__Brief__. Which lines have the string "dout"? Copy all of them from the entries below.

__Stored items from a collection__.
%%
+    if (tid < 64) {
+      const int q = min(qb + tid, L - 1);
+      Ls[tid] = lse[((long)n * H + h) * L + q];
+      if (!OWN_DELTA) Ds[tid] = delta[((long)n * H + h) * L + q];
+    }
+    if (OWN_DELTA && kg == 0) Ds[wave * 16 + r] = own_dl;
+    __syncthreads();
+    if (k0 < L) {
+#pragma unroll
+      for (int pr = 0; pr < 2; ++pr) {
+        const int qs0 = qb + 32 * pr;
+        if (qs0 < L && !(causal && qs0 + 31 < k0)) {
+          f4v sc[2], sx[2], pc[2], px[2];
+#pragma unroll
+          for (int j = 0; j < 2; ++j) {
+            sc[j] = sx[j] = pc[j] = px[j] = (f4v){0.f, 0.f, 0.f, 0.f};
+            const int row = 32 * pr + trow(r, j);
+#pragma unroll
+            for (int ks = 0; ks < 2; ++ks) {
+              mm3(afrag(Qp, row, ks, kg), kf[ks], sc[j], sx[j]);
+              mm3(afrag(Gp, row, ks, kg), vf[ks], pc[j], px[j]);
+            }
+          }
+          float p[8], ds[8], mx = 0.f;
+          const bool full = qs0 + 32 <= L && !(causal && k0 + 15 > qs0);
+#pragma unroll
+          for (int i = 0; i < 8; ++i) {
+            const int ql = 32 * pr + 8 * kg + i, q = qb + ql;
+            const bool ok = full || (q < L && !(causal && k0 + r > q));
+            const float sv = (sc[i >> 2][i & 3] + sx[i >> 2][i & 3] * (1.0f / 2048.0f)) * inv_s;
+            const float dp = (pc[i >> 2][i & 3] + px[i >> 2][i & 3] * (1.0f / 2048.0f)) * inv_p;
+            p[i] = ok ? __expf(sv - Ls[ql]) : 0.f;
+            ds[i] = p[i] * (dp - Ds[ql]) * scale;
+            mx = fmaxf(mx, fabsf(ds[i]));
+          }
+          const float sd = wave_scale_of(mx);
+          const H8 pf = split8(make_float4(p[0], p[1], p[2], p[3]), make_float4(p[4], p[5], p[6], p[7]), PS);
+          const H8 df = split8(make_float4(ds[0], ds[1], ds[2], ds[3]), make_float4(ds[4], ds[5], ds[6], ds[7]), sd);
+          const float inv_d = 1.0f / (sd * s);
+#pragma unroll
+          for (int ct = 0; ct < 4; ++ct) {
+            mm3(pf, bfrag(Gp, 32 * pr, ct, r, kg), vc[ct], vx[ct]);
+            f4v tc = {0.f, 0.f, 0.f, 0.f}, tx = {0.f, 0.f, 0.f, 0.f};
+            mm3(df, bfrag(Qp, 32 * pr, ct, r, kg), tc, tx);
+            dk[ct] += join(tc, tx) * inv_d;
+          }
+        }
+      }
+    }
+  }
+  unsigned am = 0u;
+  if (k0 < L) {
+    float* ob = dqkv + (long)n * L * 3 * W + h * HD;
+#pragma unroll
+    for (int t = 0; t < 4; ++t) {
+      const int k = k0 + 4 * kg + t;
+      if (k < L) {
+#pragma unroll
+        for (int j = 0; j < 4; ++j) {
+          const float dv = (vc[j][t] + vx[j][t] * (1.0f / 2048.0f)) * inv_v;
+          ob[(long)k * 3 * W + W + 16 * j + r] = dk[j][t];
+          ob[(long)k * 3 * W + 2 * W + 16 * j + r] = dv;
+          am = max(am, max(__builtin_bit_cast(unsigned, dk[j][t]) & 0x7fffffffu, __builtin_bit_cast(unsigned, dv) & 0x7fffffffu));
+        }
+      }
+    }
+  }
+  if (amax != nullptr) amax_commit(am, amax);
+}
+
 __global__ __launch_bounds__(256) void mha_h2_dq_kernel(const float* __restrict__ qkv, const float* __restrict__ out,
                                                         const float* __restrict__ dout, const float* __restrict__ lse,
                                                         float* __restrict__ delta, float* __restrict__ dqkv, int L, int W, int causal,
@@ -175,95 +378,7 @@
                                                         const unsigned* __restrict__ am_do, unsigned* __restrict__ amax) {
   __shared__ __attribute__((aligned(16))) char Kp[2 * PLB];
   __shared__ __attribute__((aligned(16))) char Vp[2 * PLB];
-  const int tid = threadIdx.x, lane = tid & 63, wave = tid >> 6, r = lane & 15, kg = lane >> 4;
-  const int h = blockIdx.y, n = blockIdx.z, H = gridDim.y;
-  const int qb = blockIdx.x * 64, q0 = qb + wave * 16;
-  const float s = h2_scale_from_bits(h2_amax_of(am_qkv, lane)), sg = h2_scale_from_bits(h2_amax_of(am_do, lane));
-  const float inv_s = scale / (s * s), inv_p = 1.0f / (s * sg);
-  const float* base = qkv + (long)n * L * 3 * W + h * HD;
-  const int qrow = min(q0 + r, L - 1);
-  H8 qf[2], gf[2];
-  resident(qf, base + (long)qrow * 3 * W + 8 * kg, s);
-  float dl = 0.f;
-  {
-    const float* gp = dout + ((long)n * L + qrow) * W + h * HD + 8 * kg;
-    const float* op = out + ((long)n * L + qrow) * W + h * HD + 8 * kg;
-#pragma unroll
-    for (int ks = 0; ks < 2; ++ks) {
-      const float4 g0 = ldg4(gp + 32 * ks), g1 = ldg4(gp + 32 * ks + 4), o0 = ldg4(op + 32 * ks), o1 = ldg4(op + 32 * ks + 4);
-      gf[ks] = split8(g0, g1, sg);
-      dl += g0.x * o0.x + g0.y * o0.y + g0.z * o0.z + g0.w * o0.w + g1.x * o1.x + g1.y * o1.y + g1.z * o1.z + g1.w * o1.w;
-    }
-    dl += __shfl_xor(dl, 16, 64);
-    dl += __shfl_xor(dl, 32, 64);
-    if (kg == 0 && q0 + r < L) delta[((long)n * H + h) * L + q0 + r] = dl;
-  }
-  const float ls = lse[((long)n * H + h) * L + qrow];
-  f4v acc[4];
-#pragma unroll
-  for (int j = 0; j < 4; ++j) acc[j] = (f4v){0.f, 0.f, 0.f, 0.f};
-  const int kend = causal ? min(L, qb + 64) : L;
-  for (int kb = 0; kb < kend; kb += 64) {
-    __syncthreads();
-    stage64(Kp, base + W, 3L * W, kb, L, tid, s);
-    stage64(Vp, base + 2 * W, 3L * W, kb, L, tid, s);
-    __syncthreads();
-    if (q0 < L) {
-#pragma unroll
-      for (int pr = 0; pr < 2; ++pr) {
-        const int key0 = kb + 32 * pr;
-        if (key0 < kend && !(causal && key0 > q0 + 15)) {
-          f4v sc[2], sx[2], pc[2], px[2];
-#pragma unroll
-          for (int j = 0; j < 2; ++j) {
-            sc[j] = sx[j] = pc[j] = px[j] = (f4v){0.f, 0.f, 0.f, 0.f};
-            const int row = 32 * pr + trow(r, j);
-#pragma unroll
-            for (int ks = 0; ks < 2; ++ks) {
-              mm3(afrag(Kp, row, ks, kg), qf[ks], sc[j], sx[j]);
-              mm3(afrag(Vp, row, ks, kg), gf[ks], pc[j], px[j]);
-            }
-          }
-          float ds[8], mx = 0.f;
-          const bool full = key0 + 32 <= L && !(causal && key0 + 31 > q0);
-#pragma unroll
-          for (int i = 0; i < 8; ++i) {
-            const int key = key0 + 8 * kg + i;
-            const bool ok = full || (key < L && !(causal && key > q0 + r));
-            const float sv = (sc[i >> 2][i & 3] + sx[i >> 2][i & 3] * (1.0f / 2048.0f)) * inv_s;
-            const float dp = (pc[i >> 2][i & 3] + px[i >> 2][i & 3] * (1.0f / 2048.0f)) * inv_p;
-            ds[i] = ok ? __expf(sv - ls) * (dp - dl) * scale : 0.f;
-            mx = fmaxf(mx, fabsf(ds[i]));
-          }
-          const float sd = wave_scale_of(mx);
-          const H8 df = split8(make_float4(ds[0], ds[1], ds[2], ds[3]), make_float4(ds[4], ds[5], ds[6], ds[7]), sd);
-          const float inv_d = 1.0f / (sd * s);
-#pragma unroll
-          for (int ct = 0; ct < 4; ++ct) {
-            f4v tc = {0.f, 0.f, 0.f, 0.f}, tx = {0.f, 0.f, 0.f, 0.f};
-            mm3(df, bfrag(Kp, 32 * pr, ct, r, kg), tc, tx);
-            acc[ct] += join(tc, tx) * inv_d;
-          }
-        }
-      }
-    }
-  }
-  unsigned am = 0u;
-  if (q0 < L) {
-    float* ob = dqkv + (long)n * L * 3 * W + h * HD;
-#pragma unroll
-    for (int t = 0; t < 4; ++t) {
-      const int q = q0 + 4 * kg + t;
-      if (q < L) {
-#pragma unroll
%%
__Completed exercise__.
                                                         const float* __restrict__ dout, const float* __restrict__ lse,
-    const float* gp = dout + ((long)n * L + qrow) * W + h * HD + 8 * kg;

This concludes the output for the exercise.